> [What you should do] Exactly reproduce the data from its first line through the line with "Metric: grid-days/sec on", leaving out every line after it.

> [Material for this exercise]
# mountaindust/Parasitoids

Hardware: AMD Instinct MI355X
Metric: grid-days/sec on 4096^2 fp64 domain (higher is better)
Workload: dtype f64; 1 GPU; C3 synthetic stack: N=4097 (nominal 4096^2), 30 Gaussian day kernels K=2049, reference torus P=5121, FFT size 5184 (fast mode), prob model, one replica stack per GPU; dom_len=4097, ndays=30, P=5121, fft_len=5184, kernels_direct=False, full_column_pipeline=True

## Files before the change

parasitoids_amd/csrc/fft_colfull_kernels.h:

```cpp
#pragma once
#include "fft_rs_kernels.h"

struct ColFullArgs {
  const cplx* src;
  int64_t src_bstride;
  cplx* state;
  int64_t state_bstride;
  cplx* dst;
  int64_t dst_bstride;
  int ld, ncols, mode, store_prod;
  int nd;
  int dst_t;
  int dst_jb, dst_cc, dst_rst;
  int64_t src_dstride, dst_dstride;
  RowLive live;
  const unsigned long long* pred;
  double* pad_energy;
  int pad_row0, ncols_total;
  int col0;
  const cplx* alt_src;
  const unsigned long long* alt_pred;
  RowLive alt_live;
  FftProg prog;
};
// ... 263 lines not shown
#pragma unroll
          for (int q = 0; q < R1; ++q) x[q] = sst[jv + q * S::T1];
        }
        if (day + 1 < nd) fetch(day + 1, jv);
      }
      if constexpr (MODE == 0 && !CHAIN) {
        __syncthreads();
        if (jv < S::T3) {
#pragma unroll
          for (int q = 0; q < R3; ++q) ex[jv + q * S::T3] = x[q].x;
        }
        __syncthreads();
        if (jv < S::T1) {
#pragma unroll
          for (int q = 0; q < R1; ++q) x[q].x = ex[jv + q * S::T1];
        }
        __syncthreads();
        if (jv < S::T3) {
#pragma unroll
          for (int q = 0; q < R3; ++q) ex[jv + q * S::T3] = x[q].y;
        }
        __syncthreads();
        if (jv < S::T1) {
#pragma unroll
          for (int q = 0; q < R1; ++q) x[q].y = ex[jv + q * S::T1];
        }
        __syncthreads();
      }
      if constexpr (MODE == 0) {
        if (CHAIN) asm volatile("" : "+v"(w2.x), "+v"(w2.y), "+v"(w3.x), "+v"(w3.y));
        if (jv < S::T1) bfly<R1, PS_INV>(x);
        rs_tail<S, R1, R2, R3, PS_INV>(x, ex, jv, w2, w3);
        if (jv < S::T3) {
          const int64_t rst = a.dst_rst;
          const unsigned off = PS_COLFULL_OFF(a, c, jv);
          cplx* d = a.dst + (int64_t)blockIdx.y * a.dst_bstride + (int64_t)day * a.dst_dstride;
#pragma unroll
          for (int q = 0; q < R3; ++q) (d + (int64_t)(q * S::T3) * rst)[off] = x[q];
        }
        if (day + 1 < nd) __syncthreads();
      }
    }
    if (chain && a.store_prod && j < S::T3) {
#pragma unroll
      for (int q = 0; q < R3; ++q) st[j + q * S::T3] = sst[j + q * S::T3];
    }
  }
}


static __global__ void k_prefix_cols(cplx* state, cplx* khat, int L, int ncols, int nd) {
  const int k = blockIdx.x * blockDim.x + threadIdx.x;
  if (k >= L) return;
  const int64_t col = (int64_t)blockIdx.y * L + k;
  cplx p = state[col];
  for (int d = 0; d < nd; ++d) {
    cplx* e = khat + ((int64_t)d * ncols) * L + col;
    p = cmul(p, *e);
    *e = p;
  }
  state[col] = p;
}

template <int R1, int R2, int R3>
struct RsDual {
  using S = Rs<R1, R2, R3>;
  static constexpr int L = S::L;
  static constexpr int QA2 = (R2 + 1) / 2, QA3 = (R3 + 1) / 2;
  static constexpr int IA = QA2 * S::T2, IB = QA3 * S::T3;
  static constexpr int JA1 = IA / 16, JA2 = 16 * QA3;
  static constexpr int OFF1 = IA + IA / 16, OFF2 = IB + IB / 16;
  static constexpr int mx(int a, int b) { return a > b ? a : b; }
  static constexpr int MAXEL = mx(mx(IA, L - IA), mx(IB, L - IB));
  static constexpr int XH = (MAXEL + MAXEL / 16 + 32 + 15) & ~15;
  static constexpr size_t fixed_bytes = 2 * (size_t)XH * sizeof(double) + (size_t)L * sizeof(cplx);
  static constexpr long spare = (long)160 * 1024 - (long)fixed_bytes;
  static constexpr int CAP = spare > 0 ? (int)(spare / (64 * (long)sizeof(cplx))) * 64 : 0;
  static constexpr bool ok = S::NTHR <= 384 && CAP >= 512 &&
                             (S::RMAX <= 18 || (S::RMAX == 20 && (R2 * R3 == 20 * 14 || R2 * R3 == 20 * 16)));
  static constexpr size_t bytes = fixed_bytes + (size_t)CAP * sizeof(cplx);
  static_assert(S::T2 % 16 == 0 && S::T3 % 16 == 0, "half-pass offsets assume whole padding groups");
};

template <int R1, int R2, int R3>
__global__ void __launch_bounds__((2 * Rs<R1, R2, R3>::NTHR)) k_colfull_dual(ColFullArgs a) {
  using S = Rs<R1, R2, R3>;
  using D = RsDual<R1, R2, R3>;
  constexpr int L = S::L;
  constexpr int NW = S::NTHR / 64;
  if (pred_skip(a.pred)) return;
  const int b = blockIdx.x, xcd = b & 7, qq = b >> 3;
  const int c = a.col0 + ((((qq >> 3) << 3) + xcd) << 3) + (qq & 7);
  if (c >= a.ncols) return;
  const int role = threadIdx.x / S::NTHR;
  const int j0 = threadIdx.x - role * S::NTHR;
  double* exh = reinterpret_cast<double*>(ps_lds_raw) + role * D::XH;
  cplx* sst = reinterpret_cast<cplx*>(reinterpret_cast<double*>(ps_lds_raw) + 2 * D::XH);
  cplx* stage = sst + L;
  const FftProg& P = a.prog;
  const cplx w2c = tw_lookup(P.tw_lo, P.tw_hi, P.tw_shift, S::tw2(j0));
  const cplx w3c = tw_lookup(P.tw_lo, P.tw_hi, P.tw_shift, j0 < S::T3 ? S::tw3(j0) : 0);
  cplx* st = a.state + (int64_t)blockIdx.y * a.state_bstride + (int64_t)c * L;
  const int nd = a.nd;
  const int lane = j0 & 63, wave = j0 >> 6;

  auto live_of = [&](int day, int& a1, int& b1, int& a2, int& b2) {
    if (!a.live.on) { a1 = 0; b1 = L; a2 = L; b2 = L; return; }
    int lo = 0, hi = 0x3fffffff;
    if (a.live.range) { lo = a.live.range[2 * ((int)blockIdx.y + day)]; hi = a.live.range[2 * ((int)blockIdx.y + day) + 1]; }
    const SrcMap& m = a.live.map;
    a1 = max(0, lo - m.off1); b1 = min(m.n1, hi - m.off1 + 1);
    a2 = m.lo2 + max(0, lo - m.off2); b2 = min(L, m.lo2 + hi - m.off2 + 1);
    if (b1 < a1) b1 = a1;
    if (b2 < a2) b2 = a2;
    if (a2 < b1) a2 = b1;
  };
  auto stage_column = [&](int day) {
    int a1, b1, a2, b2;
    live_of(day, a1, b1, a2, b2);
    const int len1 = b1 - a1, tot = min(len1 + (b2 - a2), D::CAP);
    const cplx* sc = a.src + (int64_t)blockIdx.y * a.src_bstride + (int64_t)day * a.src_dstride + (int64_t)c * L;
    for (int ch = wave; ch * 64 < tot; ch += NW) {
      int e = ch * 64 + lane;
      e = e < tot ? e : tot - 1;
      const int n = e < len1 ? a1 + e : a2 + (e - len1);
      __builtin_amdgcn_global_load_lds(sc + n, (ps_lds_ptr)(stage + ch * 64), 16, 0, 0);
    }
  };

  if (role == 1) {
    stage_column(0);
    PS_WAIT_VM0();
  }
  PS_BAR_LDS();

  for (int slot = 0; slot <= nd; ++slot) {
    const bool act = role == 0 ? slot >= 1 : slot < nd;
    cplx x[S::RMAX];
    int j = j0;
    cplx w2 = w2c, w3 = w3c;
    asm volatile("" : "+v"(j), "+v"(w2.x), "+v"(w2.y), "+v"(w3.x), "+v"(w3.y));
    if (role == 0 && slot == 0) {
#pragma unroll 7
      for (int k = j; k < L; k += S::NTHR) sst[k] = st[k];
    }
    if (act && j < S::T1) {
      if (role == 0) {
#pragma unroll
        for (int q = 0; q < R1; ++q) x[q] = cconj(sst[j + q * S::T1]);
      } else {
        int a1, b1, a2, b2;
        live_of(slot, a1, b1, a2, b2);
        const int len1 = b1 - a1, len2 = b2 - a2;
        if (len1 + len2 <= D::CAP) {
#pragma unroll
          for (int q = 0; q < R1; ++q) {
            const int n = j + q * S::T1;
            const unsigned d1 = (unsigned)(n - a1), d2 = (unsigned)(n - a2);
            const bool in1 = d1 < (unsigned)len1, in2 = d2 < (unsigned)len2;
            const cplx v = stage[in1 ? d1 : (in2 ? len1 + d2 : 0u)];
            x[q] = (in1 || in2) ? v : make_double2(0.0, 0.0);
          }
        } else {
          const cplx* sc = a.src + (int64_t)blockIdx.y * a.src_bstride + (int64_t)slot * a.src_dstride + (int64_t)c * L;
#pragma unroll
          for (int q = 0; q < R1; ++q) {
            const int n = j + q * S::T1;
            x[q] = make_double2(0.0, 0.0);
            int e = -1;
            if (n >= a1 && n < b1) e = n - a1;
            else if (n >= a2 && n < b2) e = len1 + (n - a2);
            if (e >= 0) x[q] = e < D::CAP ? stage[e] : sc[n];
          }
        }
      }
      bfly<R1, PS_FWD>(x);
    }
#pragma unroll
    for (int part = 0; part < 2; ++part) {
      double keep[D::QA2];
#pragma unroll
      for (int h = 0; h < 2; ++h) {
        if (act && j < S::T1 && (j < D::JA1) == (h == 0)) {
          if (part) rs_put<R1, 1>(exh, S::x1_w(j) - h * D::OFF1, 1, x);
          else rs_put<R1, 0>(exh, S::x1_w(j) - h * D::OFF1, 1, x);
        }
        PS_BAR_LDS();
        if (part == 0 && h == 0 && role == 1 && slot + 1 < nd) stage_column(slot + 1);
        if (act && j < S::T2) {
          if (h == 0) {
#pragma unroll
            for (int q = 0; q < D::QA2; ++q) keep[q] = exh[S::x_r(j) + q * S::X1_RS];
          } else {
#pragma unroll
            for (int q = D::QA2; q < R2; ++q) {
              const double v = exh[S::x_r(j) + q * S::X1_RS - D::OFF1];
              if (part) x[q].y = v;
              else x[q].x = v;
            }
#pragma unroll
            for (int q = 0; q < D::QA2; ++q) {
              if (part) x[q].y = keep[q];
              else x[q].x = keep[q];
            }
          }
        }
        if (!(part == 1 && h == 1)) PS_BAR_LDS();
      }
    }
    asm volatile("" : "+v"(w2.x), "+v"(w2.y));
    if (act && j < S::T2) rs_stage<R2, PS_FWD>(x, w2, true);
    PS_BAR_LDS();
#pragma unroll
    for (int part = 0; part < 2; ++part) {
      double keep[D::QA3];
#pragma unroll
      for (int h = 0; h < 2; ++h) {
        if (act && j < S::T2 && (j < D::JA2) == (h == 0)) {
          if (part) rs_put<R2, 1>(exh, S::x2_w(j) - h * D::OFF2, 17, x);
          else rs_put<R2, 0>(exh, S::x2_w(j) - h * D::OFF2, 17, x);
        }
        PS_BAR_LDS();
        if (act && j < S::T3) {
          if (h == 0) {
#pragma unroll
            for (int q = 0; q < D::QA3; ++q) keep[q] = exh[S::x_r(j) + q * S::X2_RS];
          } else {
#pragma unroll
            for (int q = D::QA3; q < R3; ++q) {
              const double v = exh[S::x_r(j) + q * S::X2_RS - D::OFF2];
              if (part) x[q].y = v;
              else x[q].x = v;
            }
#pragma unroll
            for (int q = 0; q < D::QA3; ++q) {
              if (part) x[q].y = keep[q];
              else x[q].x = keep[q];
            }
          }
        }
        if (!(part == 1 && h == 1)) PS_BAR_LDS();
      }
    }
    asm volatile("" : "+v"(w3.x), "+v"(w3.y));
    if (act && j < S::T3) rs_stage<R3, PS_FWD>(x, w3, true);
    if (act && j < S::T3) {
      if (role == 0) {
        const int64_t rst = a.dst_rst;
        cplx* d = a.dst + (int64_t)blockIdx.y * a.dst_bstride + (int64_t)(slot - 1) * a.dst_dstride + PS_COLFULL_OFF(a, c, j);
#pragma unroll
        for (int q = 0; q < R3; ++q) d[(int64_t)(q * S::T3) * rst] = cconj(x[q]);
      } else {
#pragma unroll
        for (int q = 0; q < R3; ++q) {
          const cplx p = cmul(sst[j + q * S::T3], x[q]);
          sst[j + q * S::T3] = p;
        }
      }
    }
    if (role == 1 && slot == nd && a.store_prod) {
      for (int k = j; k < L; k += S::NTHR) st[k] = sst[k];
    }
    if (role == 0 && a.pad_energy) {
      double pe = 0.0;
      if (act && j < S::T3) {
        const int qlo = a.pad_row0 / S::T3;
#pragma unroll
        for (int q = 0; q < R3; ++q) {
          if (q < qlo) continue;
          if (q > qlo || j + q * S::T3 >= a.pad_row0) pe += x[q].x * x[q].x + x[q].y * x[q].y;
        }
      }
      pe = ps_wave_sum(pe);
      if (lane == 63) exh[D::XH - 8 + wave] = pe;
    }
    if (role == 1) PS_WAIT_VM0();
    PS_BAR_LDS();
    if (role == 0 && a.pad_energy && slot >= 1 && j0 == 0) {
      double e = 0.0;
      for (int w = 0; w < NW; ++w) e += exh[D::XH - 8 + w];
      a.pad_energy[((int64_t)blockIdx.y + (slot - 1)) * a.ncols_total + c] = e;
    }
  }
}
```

> [Task output]
# mountaindust/Parasitoids

Hardware: AMD Instinct MI355X
Metric: grid-days/sec on 4096^2 fp64 domain (higher is better)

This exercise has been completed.